# [How to complete this task]
Could you restate every line of the data word for word?

[Collected data entries]
_ _ _ _ _

_P = C.c_void_p
_SIGNATURES = {
    'mnrf_abi_version': (C.c_int, []),
    'mnrf_last_error': (C.c_char_p, []),
    'mnrf_device_ok': (C.c_int, []),
    'mnrf_num_sms': (C.c_int, []),
    'mnrf_sample_level': (C.c_int, [C.POINTER(SampleDesc)] + [_P] * 12),
    'mnrf_encode': (C.c_int, [C.POINTER(EncodeDesc)] + [_P] * 11 + [C.c_int32, _P]),
    'mnrf_viewdir_enc': (C.c_int, [C.c_int32, C.c_int32, C.c_int32, _P, _P, C.c_int32, C.c_int32,
                                   C.c_int32, _P]),
    'mnrf_gemm': (C.c_int, [C.POINTER(GemmDesc)] + [_P] * 10 + [C.c_int64, _P, _P]),
    'mnrf_gemm_wgrad': (C.c_int, [C.POINTER(GemmDesc)] + [_P] * 7),
    'mnrf_gemm_plan': (C.c_int, [C.POINTER(GemmDesc)] + [_P] * 10 + [C.c_int64] + [_P] * 4 +
                       [C.POINTER(GemmInstance)]),
    'mnrf_mlp_chain': (C.c_int, [C.POINTER(ChainDesc), _P]),
    'mnrf_mlp_chain_max_layers': (C.c_int, []),
    'mnrf_head_fwd': (C.c_int, [C.c_int64, C.c_int32, C.c_int32, _P, C.c_int64, _P, _P, _P, _P]),
    'mnrf_head_bwd': (C.c_int, [C.c_int64, C.c_int32, C.c_int32, _P, C.c_int64, _P, _P, _P, C.c_int64, C.c_int32,
                                _P, C.c_int64, _P, _P, C.c_int32, _P, _P, C.c_int32, _P, C.c_int64, _P]),
    'mnrf_head_plan': (C.c_int, [C.c_int64, C.c_int32, C.c_int32, _P, _P, C.c_int32, _P, _P, _P]),
    'mnrf_colsum': (C.c_int, [C.c_int64, C.c_int32, _P, C.c_int64, _P, _P]),
    'mnrf_composite_fwd': (C.c_int, [C.POINTER(CompositeDesc)] + [_P] * 18),
    'mnrf_composite_bwd': (C.c_int, [C.POINTER(LossDesc)] + [_P] * 24 + [C.c_int32, _P]),
    'mnrf_robust_mask': (C.c_int, [C.POINTER(RobustDesc)] + [_P] * 7 + [C.c_int32, _P]),
    'mnrf_quantile': (C.c_int, [C.c_int32, C.c_float, _P, _P, _P]),
    'mnrf_refdir_fwd': (C.c_int, [C.POINTER(RefdirDesc)] + [_P] * 10 + [C.c_float, C.c_float, C.c_int32, _P, _P]),
    'mnrf_refdir_bwd': (C.c_int, [C.POINTER(RefdirDesc)] + [_P] * 8 + [C.c_int32, C.c_float, C.c_float, C.c_int32] +
                        [_P] * 8),
    'mnrf_normals_fwd': (C.c_int, [C.c_int64, C.c_int32] + [_P] * 5 + [C.c_float, C.c_float, C.c_int32, _P, _P]),
    'mnrf_normals_bwd': (C.c_int, [C.c_int64, C.c_int32] + [_P] * 4 + [C.c_float, C.c_float, C.c_int32] + [_P] * 2 +
                         [C.c_int64] + [_P] * 3 +
                         [C.c_int64, _P, _P]),
    'mnrf_outer_mask': (C.c_int,[C.c_int64, C.c_int32, C.c_int64, _P, _P, _P, C.c_int64, _P, C.c_int64, _P]),
    'mnrf_act_tangent_bwd': (C.c_int, [C.c_int64, C.c_int32, C.c_int32] + [_P, C.c_int64] * 5 + [C.c_int32, _P]),
    'mnrf_pixels_to_rays': (C.c_int, [C.POINTER(CameraDesc)] + [_P] * 11),
    'mnrf_spherical_rays': (C.c_int, [C.POINTER(SphericalDesc)] + [_P] * 6),
    'mnrf_clip_adam': (C.c_int, [C.POINTER(AdamDesc)] + [_P] * 7),
    'mnrf_pack_weights_batched': (C.c_int, [C.c_int32, _P, C.c_int32, _P]),
    'mnrf_encode_points': (C.c_int, [C.POINTER(EncodeDesc), _P, C.c_float, _P, _P, _P, _P]),
    'mnrf_marching_cubes': (C.c_int, [C.c_int32] * 4 + [_P, C.c_float] + [_P] * 7),
    'mnrf_encode_points_tangent': (C.c_int, [C.POINTER(EncodeDesc), _P, C.c_float, _P, _P, _P, C.c_int32, _P]),
    'mnrf_point_rgb': (C.c_int, [C.POINTER(CompositeDesc), C.c_int64, _P, C.c_int32, _P, _P, _P, _P]),
    'mnrf_mc_normals': (C.c_int, [C.c_int32] * 3 + [_P, C.c_float] + [_P] * 4),
    'mnrf_tsdf_integrate': (C.c_int, [C.POINTER(CameraDesc)] + [C.c_int32] * 3 + [C.c_double] * 4 + [C.c_int32] * 3 +
                            [_P] * 5 + [C.c_float] + [_P] * 5),
    'mnrf_tsdf_integrate_contracted': (C.c_int, [C.POINTER(CameraDesc)] + [C.c_int32] * 3 + [C.c_double] * 4 +
                                       [C.c_int32] * 3 + [_P] * 5 + [C.c_float] + [_P] * 5),
    'mnrf_mesh_uncontract': (C.c_int, [C.c_int64] + [_P] * 5),
    'mnrf_mesh_components': (C.c_int, [C.c_int32, C.c_int64, _P, _P, _P]),
    'mnrf_points_view_count': (C.c_int, [C.POINTER(CameraDesc), C.c_int64, _P, C.c_int32, C.c_int32, C.c_int32,
                                         _P, _P, _P, _P]),
    'mnrf_mesh_quadrics': (C.c_int, [C.c_int32, C.c_int64] + [_P] * 4 + [C.c_int64] + [_P] * 6),
    'mnrf_mesh_edge_cost': (C.c_int, [C.c_int32, C.c_int64, C.c_int64] + [_P] * 12),
    'mnrf_mesh_collapse_select': (C.c_int, [C.c_int32, C.c_int64, C.c_int64] + [_P] * 7),
    'mnrf_mesh_collapse_apply': (C.c_int, [C.c_int32, C.c_int64, C.c_int64] + [_P] * 13),
    'mnrf_mesh_texture_raster': (C.c_int, [C.c_int32, C.c_int64, _P, _P, _P, C.c_int32] + [_P] * 5),
    'mnrf_mesh_bvh': (C.c_int, [C.c_int32, C.c_int32, C.c_int64] + [_P] * 12),
    'mnrf_mesh_trace': (C.c_int, [C.c_int64] + [_P] * 4 + [C.c_int64] + [_P] * 9),
}
MC_COUNT, MC_EMIT = 0, 1
BVH_BOXES, BVH_KEYS, BVH_TREE = 0, 1, 2
HEAD_NONE, HEAD_FWD_SUB, HEAD_FWD_WARP, HEAD_BWD_SUB, HEAD_BWD_WARP = 0, 1, 2, 3, 4
EXPORTED = tuple(_SIGNATURES)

_ _ _ _ _

# [Written response]
_P = C.c_void_p
_SIGNATURES = {
    'mnrf_abi_version': (C.c_int, []),
    'mnrf_last_error': (C.c_char_p, []),
    'mnrf_device_ok': (C.c_int, []),
    'mnrf_num_sms': (C.c_int, []),
    'mnrf_sample_level': (C.c_int, [C.POINTER(SampleDesc)] + [_P] * 12),
    'mnrf_encode': (C.c_int, [C.POINTER(EncodeDesc)] + [_P] * 11 + [C.c_int32, _P]),
    'mnrf_viewdir_enc': (C.c_int, [C.c_int32, C.c_int32, C.c_int32, _P, _P, C.c_int32, C.c_int32,
                                   C.c_int32, _P]),
    'mnrf_gemm': (C.c_int, [C.POINTER(GemmDesc)] + [_P] * 10 + [C.c_int64, _P, _P]),
    'mnrf_gemm_wgrad': (C.c_int, [C.POINTER(GemmDesc)] + [_P] * 7),
    'mnrf_gemm_plan': (C.c_int, [C.POINTER(GemmDesc)] + [_P] * 10 + [C.c_int64] + [_P] * 4 +
                       [C.POINTER(GemmInstance)]),
    'mnrf_mlp_chain': (C.c_int, [C.POINTER(ChainDesc), _P]),
    'mnrf_mlp_chain_max_layers': (C.c_int, []),
    'mnrf_head_fwd': (C.c_int, [C.c_int64, C.c_int32, C.c_int32, _P, C.c_int64, _P, _P, _P, _P]),
    'mnrf_head_bwd': (C.c_int, [C.c_int64, C.c_int32, C.c_int32, _P, C.c_int64, _P, _P, _P, C.c_int64, C.c_int32,
                                _P, C.c_int64, _P, _P, C.c_int32, _P, _P, C.c_int32, _P, C.c_int64, _P]),
    'mnrf_head_plan': (C.c_int, [C.c_int64, C.c_int32, C.c_int32, _P, _P, C.c_int32, _P, _P, _P]),
    'mnrf_colsum': (C.c_int, [C.c_int64, C.c_int32, _P, C.c_int64, _P, _P]),
    'mnrf_composite_fwd': (C.c_int, [C.POINTER(CompositeDesc)] + [_P] * 18),
    'mnrf_composite_bwd': (C.c_int, [C.POINTER(LossDesc)] + [_P] * 24 + [C.c_int32, _P]),
    'mnrf_robust_mask': (C.c_int, [C.POINTER(RobustDesc)] + [_P] * 7 + [C.c_int32, _P]),
    'mnrf_quantile': (C.c_int, [C.c_int32, C.c_float, _P, _P, _P]),
    'mnrf_refdir_fwd': (C.c_int, [C.POINTER(RefdirDesc)] + [_P] * 10 + [C.c_float, C.c_float, C.c_int32, _P, _P]),
    'mnrf_refdir_bwd': (C.c_int, [C.POINTER(RefdirDesc)] + [_P] * 8 + [C.c_int32, C.c_float, C.c_float, C.c_int32] +
                        [_P] * 8),
    'mnrf_normals_fwd': (C.c_int, [C.c_int64, C.c_int32] + [_P] * 5 + [C.c_float, C.c_float, C.c_int32, _P, _P]),
    'mnrf_normals_bwd': (C.c_int, [C.c_int64, C.c_int32] + [_P] * 4 + [C.c_float, C.c_float, C.c_int32] + [_P] * 2 +
                         [C.c_int64] + [_P] * 3 +
                         [C.c_int64, _P, _P]),
    'mnrf_outer_mask': (C.c_int,[C.c_int64, C.c_int32, C.c_int64, _P, _P, _P, C.c_int64, _P, C.c_int64, _P]),
    'mnrf_act_tangent_bwd': (C.c_int, [C.c_int64, C.c_int32, C.c_int32] + [_P, C.c_int64] * 5 + [C.c_int32, _P]),
    'mnrf_pixels_to_rays': (C.c_int, [C.POINTER(CameraDesc)] + [_P] * 11),
    'mnrf_spherical_rays': (C.c_int, [C.POINTER(SphericalDesc)] + [_P] * 6),
    'mnrf_clip_adam': (C.c_int, [C.POINTER(AdamDesc)] + [_P] * 7),
    'mnrf_pack_weights_batched': (C.c_int, [C.c_int32, _P, C.c_int32, _P]),
    'mnrf_encode_points': (C.c_int, [C.POINTER(EncodeDesc), _P, C.c_float, _P, _P, _P, _P]),
    'mnrf_marching_cubes': (C.c_int, [C.c_int32] * 4 + [_P, C.c_float] + [_P] * 7),
    'mnrf_encode_points_tangent': (C.c_int, [C.POINTER(EncodeDesc), _P, C.c_float, _P, _P, _P, C.c_int32, _P]),
    'mnrf_point_rgb': (C.c_int, [C.POINTER(CompositeDesc), C.c_int64, _P, C.c_int32, _P, _P, _P, _P]),
    'mnrf_mc_normals': (C.c_int, [C.c_int32] * 3 + [_P, C.c_float] + [_P] * 4),
    'mnrf_tsdf_integrate': (C.c_int, [C.POINTER(CameraDesc)] + [C.c_int32] * 3 + [C.c_double] * 4 + [C.c_int32] * 3 +
                            [_P] * 5 + [C.c_float] + [_P] * 5),
    'mnrf_tsdf_integrate_contracted': (C.c_int, [C.POINTER(CameraDesc)] + [C.c_int32] * 3 + [C.c_double] * 4 +
                                       [C.c_int32] * 3 + [_P] * 5 + [C.c_float] + [_P] * 5),
    'mnrf_mesh_uncontract': (C.c_int, [C.c_int64] + [_P] * 5),
    'mnrf_mesh_components': (C.c_int, [C.c_int32, C.c_int64, _P, _P, _P]),
    'mnrf_points_view_count': (C.c_int, [C.POINTER(CameraDesc), C.c_int64, _P, C.c_int32, C.c_int32, C.c_int32,
                                         _P, _P, _P, _P]),
    'mnrf_mesh_quadrics': (C.c_int, [C.c_int32, C.c_int64] + [_P] * 4 + [C.c_int64] + [_P] * 6),
    'mnrf_mesh_edge_cost': (C.c_int, [C.c_int32, C.c_int64, C.c_int64] + [_P] * 12),
    'mnrf_mesh_collapse_select': (C.c_int, [C.c_int32, C.c_int64, C.c_int64] + [_P] * 7),
    'mnrf_mesh_collapse_apply': (C.c_int, [C.c_int32, C.c_int64, C.c_int64] + [_P] * 13),
    'mnrf_mesh_texture_raster': (C.c_int, [C.c_int32, C.c_int64, _P, _P, _P, C.c_int32] + [_P] * 5),
    'mnrf_mesh_bvh': (C.c_int, [C.c_int32, C.c_int32, C.c_int64] + [_P] * 12),
    'mnrf_mesh_trace': (C.c_int, [C.c_int64] + [_P] * 4 + [C.c_int64] + [_P] * 9),
}
MC_COUNT, MC_EMIT = 0, 1
BVH_BOXES, BVH_KEYS, BVH_TREE = 0, 1, 2
HEAD_NONE, HEAD_FWD_SUB, HEAD_FWD_WARP, HEAD_BWD_SUB, HEAD_BWD_WARP = 0, 1, 2, 3, 4
EXPORTED = tuple(_SIGNATURES)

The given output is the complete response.